**Problem description**.
Check every line of the entries that follow, and copy the ones containing "common".
== Material for the task
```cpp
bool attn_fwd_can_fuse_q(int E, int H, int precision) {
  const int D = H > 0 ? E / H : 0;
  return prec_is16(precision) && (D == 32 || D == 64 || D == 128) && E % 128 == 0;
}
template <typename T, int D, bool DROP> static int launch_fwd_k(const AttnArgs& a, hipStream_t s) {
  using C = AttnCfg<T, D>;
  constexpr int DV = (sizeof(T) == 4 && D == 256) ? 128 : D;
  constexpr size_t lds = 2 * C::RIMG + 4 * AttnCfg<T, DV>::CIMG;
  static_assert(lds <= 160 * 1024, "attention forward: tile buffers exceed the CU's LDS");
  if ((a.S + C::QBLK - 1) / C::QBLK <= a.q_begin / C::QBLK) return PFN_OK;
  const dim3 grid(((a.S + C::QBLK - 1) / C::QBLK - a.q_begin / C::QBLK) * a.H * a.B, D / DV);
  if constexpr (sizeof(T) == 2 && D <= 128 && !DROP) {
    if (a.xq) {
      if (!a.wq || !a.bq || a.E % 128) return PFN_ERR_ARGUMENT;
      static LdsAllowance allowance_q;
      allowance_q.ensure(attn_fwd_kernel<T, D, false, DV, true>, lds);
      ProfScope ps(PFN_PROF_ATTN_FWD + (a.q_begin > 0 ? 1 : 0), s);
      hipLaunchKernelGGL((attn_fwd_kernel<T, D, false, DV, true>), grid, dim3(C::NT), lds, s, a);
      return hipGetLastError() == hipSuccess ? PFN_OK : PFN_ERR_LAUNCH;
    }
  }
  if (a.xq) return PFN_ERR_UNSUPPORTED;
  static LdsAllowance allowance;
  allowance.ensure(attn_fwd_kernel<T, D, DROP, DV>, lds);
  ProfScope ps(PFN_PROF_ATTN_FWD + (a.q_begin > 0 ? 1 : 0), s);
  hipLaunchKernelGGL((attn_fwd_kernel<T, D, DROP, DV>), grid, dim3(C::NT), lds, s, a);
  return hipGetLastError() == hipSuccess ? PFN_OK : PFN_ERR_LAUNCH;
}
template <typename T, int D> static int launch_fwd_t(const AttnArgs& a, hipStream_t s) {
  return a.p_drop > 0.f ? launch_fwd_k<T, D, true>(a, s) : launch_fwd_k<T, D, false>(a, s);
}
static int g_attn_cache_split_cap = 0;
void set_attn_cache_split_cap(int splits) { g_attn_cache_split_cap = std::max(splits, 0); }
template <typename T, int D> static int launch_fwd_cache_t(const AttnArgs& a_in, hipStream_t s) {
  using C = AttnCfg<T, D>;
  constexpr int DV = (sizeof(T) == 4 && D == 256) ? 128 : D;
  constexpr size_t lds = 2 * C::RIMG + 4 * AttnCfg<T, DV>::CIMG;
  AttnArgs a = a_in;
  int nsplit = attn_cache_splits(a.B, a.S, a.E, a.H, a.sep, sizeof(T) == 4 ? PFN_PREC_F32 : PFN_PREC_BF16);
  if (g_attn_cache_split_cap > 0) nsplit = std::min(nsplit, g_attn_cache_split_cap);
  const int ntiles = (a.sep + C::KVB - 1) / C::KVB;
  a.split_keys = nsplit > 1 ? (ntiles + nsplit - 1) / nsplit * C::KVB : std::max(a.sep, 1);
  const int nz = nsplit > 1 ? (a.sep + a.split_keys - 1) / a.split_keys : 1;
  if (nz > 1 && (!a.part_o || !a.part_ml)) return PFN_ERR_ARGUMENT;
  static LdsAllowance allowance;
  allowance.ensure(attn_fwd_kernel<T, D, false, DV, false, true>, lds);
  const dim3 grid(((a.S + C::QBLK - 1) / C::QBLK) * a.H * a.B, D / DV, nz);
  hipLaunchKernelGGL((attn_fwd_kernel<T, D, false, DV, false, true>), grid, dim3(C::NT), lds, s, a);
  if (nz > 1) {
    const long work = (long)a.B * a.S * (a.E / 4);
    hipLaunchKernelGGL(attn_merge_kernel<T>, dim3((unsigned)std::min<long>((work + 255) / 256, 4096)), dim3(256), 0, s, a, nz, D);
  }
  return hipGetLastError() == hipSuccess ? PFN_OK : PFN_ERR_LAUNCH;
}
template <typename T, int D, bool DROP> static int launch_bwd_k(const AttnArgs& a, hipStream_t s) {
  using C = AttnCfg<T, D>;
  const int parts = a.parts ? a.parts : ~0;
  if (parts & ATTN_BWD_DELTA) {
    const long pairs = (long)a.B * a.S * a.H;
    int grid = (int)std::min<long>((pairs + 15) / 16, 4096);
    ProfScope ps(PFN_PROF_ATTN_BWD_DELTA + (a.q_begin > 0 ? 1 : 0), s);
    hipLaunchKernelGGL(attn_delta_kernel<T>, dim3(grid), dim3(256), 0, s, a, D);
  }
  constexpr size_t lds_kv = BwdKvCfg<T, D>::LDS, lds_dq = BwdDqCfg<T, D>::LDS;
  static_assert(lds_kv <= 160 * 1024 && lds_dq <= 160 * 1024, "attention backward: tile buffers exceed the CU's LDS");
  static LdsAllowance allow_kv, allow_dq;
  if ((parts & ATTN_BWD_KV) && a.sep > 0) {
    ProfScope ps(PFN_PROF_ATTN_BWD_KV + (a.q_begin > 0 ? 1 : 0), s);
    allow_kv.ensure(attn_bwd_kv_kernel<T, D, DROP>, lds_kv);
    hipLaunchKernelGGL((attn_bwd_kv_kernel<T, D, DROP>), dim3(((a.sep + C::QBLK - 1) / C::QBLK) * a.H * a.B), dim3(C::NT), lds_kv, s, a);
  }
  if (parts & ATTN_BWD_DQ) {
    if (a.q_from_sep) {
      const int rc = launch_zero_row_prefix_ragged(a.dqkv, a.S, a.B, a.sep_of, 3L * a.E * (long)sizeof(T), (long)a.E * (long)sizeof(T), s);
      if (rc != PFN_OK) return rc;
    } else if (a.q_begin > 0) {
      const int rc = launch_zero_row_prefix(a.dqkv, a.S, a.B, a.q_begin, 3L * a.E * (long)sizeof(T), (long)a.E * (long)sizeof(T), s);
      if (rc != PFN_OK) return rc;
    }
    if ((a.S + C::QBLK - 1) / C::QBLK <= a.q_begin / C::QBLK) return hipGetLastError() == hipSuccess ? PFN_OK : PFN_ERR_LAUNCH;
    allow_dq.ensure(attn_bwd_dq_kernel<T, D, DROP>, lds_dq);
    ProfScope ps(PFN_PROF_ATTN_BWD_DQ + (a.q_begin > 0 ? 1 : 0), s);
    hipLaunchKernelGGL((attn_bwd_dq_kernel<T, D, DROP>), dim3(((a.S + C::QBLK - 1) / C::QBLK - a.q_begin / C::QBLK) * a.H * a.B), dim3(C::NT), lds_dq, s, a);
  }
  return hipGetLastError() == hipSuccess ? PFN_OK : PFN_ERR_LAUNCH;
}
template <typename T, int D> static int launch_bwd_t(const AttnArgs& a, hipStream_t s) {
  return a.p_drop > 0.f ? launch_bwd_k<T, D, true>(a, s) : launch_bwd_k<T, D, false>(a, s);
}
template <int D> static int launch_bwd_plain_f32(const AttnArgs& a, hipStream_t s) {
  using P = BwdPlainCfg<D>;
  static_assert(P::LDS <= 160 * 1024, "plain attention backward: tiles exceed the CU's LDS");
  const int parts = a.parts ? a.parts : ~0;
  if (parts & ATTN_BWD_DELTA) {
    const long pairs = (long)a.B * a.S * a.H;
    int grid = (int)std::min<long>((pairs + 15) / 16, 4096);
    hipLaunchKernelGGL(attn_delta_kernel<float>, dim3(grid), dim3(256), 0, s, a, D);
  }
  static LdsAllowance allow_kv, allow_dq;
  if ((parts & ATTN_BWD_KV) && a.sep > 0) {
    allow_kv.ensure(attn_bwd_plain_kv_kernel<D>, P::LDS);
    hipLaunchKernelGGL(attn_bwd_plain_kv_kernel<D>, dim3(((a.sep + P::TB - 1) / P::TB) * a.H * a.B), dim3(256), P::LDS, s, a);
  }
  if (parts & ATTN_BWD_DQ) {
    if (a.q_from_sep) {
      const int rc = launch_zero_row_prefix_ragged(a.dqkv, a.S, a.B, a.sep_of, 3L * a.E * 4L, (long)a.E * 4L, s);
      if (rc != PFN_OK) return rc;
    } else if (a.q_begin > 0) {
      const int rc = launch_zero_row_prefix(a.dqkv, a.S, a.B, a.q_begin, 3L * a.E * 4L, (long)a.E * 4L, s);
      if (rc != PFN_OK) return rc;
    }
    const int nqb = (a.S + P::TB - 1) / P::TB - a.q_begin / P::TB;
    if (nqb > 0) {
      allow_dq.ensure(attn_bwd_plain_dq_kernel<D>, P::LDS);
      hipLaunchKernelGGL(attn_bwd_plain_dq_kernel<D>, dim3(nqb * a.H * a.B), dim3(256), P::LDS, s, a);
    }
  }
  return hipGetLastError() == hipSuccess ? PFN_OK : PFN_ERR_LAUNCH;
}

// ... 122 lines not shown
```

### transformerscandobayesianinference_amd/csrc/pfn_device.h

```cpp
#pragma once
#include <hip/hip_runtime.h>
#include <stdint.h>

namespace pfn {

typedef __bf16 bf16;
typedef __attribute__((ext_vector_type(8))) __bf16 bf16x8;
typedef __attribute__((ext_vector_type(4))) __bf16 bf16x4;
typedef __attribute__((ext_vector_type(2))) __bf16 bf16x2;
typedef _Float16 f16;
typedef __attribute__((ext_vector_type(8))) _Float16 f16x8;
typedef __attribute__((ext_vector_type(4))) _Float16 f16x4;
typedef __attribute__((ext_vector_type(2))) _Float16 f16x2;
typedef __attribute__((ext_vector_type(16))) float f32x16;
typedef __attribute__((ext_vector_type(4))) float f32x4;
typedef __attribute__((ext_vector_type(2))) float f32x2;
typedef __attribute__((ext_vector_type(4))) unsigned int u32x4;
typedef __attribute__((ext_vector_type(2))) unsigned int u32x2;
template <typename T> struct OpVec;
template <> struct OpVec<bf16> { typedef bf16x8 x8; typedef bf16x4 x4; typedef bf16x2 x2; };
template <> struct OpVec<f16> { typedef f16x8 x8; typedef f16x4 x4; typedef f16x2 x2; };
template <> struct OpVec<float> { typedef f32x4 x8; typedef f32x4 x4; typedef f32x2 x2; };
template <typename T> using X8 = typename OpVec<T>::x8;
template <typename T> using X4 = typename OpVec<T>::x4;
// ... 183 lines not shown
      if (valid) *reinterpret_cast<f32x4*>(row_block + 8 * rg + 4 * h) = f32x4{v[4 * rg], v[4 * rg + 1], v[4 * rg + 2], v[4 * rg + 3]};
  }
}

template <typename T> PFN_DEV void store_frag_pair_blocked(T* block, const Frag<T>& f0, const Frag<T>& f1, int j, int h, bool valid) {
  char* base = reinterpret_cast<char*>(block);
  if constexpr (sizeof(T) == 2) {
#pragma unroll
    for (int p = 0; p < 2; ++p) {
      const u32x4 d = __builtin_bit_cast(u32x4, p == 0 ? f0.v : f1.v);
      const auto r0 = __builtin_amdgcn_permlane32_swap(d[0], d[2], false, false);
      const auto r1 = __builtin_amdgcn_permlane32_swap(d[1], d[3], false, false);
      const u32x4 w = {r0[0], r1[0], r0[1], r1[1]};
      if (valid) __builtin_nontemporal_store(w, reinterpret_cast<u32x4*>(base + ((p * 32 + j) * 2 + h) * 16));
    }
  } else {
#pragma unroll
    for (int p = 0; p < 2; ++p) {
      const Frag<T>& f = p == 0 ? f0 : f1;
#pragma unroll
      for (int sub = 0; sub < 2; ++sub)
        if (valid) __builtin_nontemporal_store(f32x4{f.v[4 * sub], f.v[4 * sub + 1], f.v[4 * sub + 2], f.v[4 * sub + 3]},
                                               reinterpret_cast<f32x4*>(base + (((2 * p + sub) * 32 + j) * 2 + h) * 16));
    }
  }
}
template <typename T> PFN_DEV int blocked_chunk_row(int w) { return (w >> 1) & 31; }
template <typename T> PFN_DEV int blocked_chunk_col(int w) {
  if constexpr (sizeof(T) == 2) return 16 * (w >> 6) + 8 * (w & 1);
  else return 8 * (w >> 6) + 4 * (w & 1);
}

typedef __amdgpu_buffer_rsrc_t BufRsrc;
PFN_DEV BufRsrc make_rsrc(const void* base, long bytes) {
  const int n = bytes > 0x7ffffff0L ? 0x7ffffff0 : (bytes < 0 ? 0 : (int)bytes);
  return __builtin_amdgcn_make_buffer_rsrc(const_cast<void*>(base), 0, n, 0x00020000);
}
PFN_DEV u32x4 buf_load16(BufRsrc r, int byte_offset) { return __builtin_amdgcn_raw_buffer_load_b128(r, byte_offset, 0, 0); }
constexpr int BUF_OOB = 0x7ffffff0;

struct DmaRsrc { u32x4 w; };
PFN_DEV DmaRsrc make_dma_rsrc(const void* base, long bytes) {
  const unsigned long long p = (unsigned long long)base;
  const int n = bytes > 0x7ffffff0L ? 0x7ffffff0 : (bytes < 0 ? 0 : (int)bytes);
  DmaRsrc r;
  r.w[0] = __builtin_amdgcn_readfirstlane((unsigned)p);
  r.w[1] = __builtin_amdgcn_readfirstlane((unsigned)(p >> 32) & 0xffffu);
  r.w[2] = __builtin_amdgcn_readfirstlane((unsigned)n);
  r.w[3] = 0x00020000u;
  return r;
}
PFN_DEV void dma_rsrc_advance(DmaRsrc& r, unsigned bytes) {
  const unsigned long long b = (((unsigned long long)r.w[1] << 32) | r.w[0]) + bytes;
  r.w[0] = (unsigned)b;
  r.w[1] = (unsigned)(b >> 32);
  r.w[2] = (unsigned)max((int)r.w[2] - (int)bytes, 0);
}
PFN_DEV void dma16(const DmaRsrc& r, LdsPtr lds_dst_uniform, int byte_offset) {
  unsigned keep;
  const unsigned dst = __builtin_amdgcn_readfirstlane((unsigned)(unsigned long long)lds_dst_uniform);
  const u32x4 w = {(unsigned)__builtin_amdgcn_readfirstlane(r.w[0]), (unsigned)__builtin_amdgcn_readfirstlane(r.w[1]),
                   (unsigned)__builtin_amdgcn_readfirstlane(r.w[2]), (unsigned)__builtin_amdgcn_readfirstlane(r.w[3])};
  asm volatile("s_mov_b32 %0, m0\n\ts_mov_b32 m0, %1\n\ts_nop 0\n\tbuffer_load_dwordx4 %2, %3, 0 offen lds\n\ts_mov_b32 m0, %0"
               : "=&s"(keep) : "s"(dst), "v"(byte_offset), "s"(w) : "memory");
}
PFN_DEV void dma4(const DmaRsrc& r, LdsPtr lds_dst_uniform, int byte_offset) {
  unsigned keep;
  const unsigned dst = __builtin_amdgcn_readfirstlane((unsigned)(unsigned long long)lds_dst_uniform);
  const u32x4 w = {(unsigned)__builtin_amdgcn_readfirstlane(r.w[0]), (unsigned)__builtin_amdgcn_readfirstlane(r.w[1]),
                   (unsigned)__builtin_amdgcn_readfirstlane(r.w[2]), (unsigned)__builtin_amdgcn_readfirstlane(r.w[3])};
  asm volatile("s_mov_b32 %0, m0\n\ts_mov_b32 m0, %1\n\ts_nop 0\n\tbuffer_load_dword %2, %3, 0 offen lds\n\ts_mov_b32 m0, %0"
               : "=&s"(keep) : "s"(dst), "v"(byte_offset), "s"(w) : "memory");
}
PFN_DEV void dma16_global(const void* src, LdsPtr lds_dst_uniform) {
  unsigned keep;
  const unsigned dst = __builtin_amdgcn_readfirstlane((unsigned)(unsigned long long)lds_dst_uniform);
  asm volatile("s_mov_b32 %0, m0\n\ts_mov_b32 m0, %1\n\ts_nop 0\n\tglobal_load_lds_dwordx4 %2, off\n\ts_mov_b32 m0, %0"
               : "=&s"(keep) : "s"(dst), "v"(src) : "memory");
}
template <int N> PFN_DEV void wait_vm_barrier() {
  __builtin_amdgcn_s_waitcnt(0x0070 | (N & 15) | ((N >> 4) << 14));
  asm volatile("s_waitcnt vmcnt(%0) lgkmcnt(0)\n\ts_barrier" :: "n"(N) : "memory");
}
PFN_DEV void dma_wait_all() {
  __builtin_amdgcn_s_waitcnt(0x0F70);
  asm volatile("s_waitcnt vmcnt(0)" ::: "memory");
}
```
====
== Material for the task
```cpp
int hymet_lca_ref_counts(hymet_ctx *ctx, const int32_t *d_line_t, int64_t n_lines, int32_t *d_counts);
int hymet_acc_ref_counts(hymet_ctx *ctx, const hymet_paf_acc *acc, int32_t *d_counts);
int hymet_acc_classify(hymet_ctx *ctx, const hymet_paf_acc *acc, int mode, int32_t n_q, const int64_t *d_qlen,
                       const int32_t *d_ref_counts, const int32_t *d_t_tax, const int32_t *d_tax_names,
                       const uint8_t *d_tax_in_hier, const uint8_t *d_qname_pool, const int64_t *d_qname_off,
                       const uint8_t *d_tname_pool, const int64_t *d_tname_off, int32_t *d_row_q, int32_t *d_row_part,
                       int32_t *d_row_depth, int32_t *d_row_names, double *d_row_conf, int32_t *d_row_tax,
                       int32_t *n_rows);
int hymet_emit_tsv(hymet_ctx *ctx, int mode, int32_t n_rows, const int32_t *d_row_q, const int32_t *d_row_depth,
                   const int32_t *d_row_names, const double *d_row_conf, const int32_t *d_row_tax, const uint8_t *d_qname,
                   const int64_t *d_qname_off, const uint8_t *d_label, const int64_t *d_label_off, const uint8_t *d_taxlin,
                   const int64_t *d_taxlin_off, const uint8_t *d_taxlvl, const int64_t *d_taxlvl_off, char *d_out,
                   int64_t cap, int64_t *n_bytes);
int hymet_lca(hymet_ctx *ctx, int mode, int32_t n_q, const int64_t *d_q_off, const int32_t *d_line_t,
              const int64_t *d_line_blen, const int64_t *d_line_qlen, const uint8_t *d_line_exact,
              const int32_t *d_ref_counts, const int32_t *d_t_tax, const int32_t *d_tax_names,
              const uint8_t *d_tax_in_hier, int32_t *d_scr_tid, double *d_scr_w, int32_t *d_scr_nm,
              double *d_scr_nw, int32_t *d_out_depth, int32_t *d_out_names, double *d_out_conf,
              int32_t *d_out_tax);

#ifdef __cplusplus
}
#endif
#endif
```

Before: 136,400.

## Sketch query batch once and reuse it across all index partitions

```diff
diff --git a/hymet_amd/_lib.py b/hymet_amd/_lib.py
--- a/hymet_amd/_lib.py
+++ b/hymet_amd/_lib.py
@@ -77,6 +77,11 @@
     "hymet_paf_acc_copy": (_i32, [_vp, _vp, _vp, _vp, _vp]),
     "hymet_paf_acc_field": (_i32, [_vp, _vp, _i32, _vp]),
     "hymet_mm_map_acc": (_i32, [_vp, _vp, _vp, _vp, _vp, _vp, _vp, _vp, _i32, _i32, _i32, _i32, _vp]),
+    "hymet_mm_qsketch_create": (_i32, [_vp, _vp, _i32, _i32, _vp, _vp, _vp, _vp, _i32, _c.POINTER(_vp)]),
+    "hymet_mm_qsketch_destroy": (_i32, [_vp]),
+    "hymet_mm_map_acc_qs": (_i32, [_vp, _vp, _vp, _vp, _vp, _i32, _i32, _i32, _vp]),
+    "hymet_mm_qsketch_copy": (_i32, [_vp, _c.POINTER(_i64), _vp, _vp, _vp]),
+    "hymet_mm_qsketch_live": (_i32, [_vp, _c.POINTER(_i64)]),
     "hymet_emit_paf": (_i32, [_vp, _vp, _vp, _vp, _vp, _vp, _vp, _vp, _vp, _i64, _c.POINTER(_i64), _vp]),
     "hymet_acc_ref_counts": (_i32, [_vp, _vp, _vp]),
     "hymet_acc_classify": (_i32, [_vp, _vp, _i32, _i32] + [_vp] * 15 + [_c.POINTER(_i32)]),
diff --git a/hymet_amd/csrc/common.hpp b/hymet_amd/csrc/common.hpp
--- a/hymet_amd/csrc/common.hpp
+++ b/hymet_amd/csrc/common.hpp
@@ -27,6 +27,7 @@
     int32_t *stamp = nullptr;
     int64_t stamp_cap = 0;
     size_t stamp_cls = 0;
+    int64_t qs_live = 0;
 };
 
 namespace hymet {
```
====
**Problem solution**.
diff --git a/hymet_amd/csrc/common.hpp b/hymet_amd/csrc/common.hpp
--- a/hymet_amd/csrc/common.hpp
+++ b/hymet_amd/csrc/common.hpp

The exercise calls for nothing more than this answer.